A: JWKS (JSON Web Key Set) is a standard endpoint (usually /.well-known/jwks.json) that exposes your service's public keys for asymmetric JWT verification. It's standard practice for public-facing authentication servers (OAuth providers, etc.) and enables key rotation without coordination. If your JWT signing keys are truly public (RS256 public keys), a JWKS endpoint is appropriate. Never expose symmetric secrets.

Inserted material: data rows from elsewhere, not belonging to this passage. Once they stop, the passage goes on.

@@ -508,7 +530,17 @@
             V lo, hi, pev;
             step8_ola(b0, b1, wlo, whi, O[b][j], E[b][j], plo, phi, lo, hi, pev);
             pe[b][j] = pev;
-            if (emit) {
+            if (STAGED && emit) {
+                constexpr uint32_t es = sizeof(OutT);
+                const uint32_t o_lo = stage_s + b * kLongTileBytes + es * lane, o_hi = stage_s + b * kLongTileBytes + es * (63 - lane);
+                if (nat) {
+                    sts_pcm<OutT>(o_lo + es * r64, lo.x); sts_pcm<OutT>(o_hi + es * r64, lo.y);
+                    sts_pcm<OutT>(o_hi + es * (960 - r64), hi.x); sts_pcm<OutT>(o_lo + es * (960 - r64), hi.y);
+                } else {
+                    sts_pcm<OutT>(o_hi + es * r64, lo.x); sts_pcm<OutT>(o_lo + es * r64, lo.y);
+                    sts_pcm<OutT>(o_lo + es * (960 - r64), hi.x); sts_pcm<OutT>(o_hi + es * (960 - r64), hi.y);
+                }
+            } else if (emit) {
                 OutT *o_lo = out[b] + lane, *o_hi = out[b] + 63 - lane;
                 if (nat) {
                     st_pcm(o_lo + r64, lo.x); st_pcm(o_hi + r64, lo.y);
@@ -584,15 +616,16 @@
     const uint32_t raw_s = smem_u32(smem_raw);
     const uint32_t align_pad = (2048u - (raw_s & 2047u)) & 2047u;
     unsigned char *base = smem_raw + align_pad;
-    constexpr size_t kTilesBytes = (size_t)kLongWarps * kLongRing * kLongStageBytes;
+    constexpr size_t kTilesBytes = (size_t)kLongWarps * kLongRingK * kLongStageBytes;
     constexpr size_t kStateBytes = (size_t)kLongWarps * kLongStageBytes;
-    float *tiles = reinterpret_cast<float *>(base) + (size_t)warp * kLongRing * NB * kLongN2;
+    float *tiles = reinterpret_cast<float *>(base) + (size_t)warp * kLongRingK * NB * kLongN2;
     float *s_state = reinterpret_cast<float *>(base + kTilesBytes) + (size_t)warp * NB * kLongN2;
-    V *s_pack = reinterpret_cast<V *>(base + kTilesBytes + kStateBytes);
-    unsigned char *tail = base + kTilesBytes + kStateBytes + (size_t)kLongPackFloats * 4;
+    const uint32_t out_s = smem_u32(base + kTilesBytes + kStateBytes) + warp * kLongStageBytes;
+    V *s_pack = reinterpret_cast<V *>(base + kTilesBytes + 2 * kStateBytes);
+    unsigned char *tail = base + kTilesBytes + 2 * kStateBytes + (size_t)kLongPackFloats * 4;
     LongRun *s_next = reinterpret_cast<LongRun *>(tail) + warp * NB;
     uint64_t *bars = reinterpret_cast<uint64_t *>(tail + (size_t)kLongWarps * NB * sizeof(LongRun)) +
-                     warp * (kLongRing + 2);
+                     warp * (kLongRingK + 2);
     if (n_groups == 0) return;
 
     {
@@ -601,7 +634,7 @@
         for (int i = threadIdx.x; i < kLongPackFloats / 4; i += blockDim.x) dst[i] = __ldg(src + i);
     }
     if (lane == 0) {
-        for (int i = 0; i < kLongRing + 2; i++) mbar_init(smem_u32(&bars[i]), 1);
+        for (int i = 0; i < kLongRingK + 2; i++) mbar_init(smem_u32(&bars[i]), 1);
         asm volatile("fence.mbarrier_init.release.cluster;" ::: "memory");
     }
     __syncthreads();
@@ -613,7 +646,7 @@
 
     const uint32_t tiles_s = smem_u32(tiles);
     const uint32_t bars_s = smem_u32(bars);
-    const uint32_t bar_state = bars_s + 8 * kLongRing, bar_desc = bars_s + 8 * (kLongRing + 1);
+    const uint32_t bar_state = bars_s + 8 * kLongRingK, bar_desc = bars_s + 8 * (kLongRingK + 1);
     const uint32_t state_s = smem_u32(s_state), next_s = smem_u32(s_next);
     const uint32_t lA0 = laneA(lane, 0), lA1 = laneA(lane, 1);
     const uint32_t lB = laneB(lane);
@@ -630,6 +663,19 @@
     RunCur cur[NB];
     uint32_t npk;
 
+    auto stage_acquire = [&]() {
+        if (lane == 0) bulk_wait_read();
+        __syncwarp();
+    };
+    auto stage_send_pcm = [&](OutT *const o[NB], bool first) {
+        fence_proxy_async();
+        __syncwarp();
+        if (lane == 0)
+#pragma unroll
+            for (int b = 0; b < NB; b++)
+                if (!(cur[b].flags & 4u) && (!first || (cur[b].flags & 1u)))
+                    bulk_store_1d_stream(o[b], out_s + b * kLongTileBytes, kLongN2 * (uint32_t)sizeof(OutT));
+    };
     auto issue_stage = [&](uint32_t stage, const LongRun *r, uint32_t pkt) {
         const uint32_t bar = bars_s + 8 * stage;
         mbar_expect_tx(bar, kLongStageBytes);
@@ -671,7 +717,7 @@
 #pragma unroll
             for (int b = 0; b < NB; b++) { st[b] = cur[b].state; has[b] = cur[b].flags & 1u; }
             issue_state(st, has);
-            for (; lc < (uint32_t)kLongRing && lc < npk; lc++) issue_stage_cur(lc, lc);
+            for (; lc < (uint32_t)kLongRingK && lc < npk; lc++) issue_stage_cur(lc, lc);
             nx_idx = atomicAdd(ticket, 1u);
         }
     }
@@ -754,9 +800,9 @@
                     }
                 }
                 uint32_t ahead = lc - (p + 1) + nx_lc;
-                if (ahead < (uint32_t)kLongRing) {
+                if (ahead < (uint32_t)kLongRingK) {
                     uint32_t tgt = slot_i + 1 + ahead;
-                    if (tgt >= (uint32_t)kLongRing) tgt -= kLongRing;
+                    if (tgt >= (uint32_t)kLongRingK) tgt -= kLongRingK;
                     if (lc < npk) {
                         fence_proxy_async();
                         issue_stage_cur(tgt, lc);
@@ -778,15 +824,29 @@
                 }
             }
             phase_c_fft<NB>(tw, O, E);
+            bool staged = true;
+#pragma unroll
+            for (int b = 0; b < NB; b++) staged = staged && !(reinterpret_cast<uintptr_t>(out[b]) & 15);
             if (p > 0) {
-                out_stage<NB, false, OutT>(tw, lane, O, E, pe, cur, out, s_state);
+                if (staged) {
+                    stage_acquire();
+                    out_stage<NB, false, OutT, RunCur, true>(tw, lane, O, E, pe, cur, out, s_state, out_s);
+                    stage_send_pcm(out, false);
+                } else {
+                    out_stage<NB, false, OutT>(tw, lane, O, E, pe, cur, out, s_state);
+                }
             } else {
                 mbar_wait(bar_state, (phase_bits >> 30) & 1u);
                 phase_bits ^= 1u << 30;
-                if (NB == 1 && (cur[0].flags & 8u))
+                if (NB == 1 && (cur[0].flags & 8u)) {
                     out_first_short<NB, OutT>(tw, lane, O, E, pe, cur, out, s_state, w_short, ls);
-                else
+                } else if (staged) {
+                    stage_acquire();
+                    out_stage<NB, true, OutT, RunCur, true>(tw, lane, O, E, pe, cur, out, s_state, out_s);
+                    stage_send_pcm(out, true);
+                } else {
                     out_stage<NB, true, OutT>(tw, lane, O, E, pe, cur, out, s_state);
+                }
                 __syncwarp();
             }
 #pragma unroll
@@ -801,7 +861,7 @@
                 issue_state(st, has);
                 nx_state_issued = 1;
             }
-            slot_i = (slot_i + 1 == (uint32_t)kLongRing) ? 0 : slot_i + 1;
+            slot_i = (slot_i + 1 == (uint32_t)kLongRingK) ? 0 : slot_i + 1;
         }
 #pragma unroll
         for (int b = 0; b < NB; b++) {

Q: Can JWT attacks be detected in logs?
A: Yes. Log and monitor for: JWT decode failures (invalid signatures, expired tokens), unusual kid values, alg: none in token headers, tokens with impossible iat (issued in the future), and high volumes of failed authentications from the same IP. These are indicators of active JWT attack attempts.
Conclusion
JWT attacks span from embarrassingly simple (none algorithm bypass) to technically sophisticated (algorithm confusion, kid injection). The common thread is that most of these vulnerabilities come from trusting the token header rather than enforcing server-side policy. The fix is always the same direction: make your server explicit about what it accepts, use modern well-maintained libraries, and validate all claims rigorously.
Combined with a strong security configuration baseline — checked and maintained automatically — you create a defense-in-depth posture that makes your application significantly harder to compromise.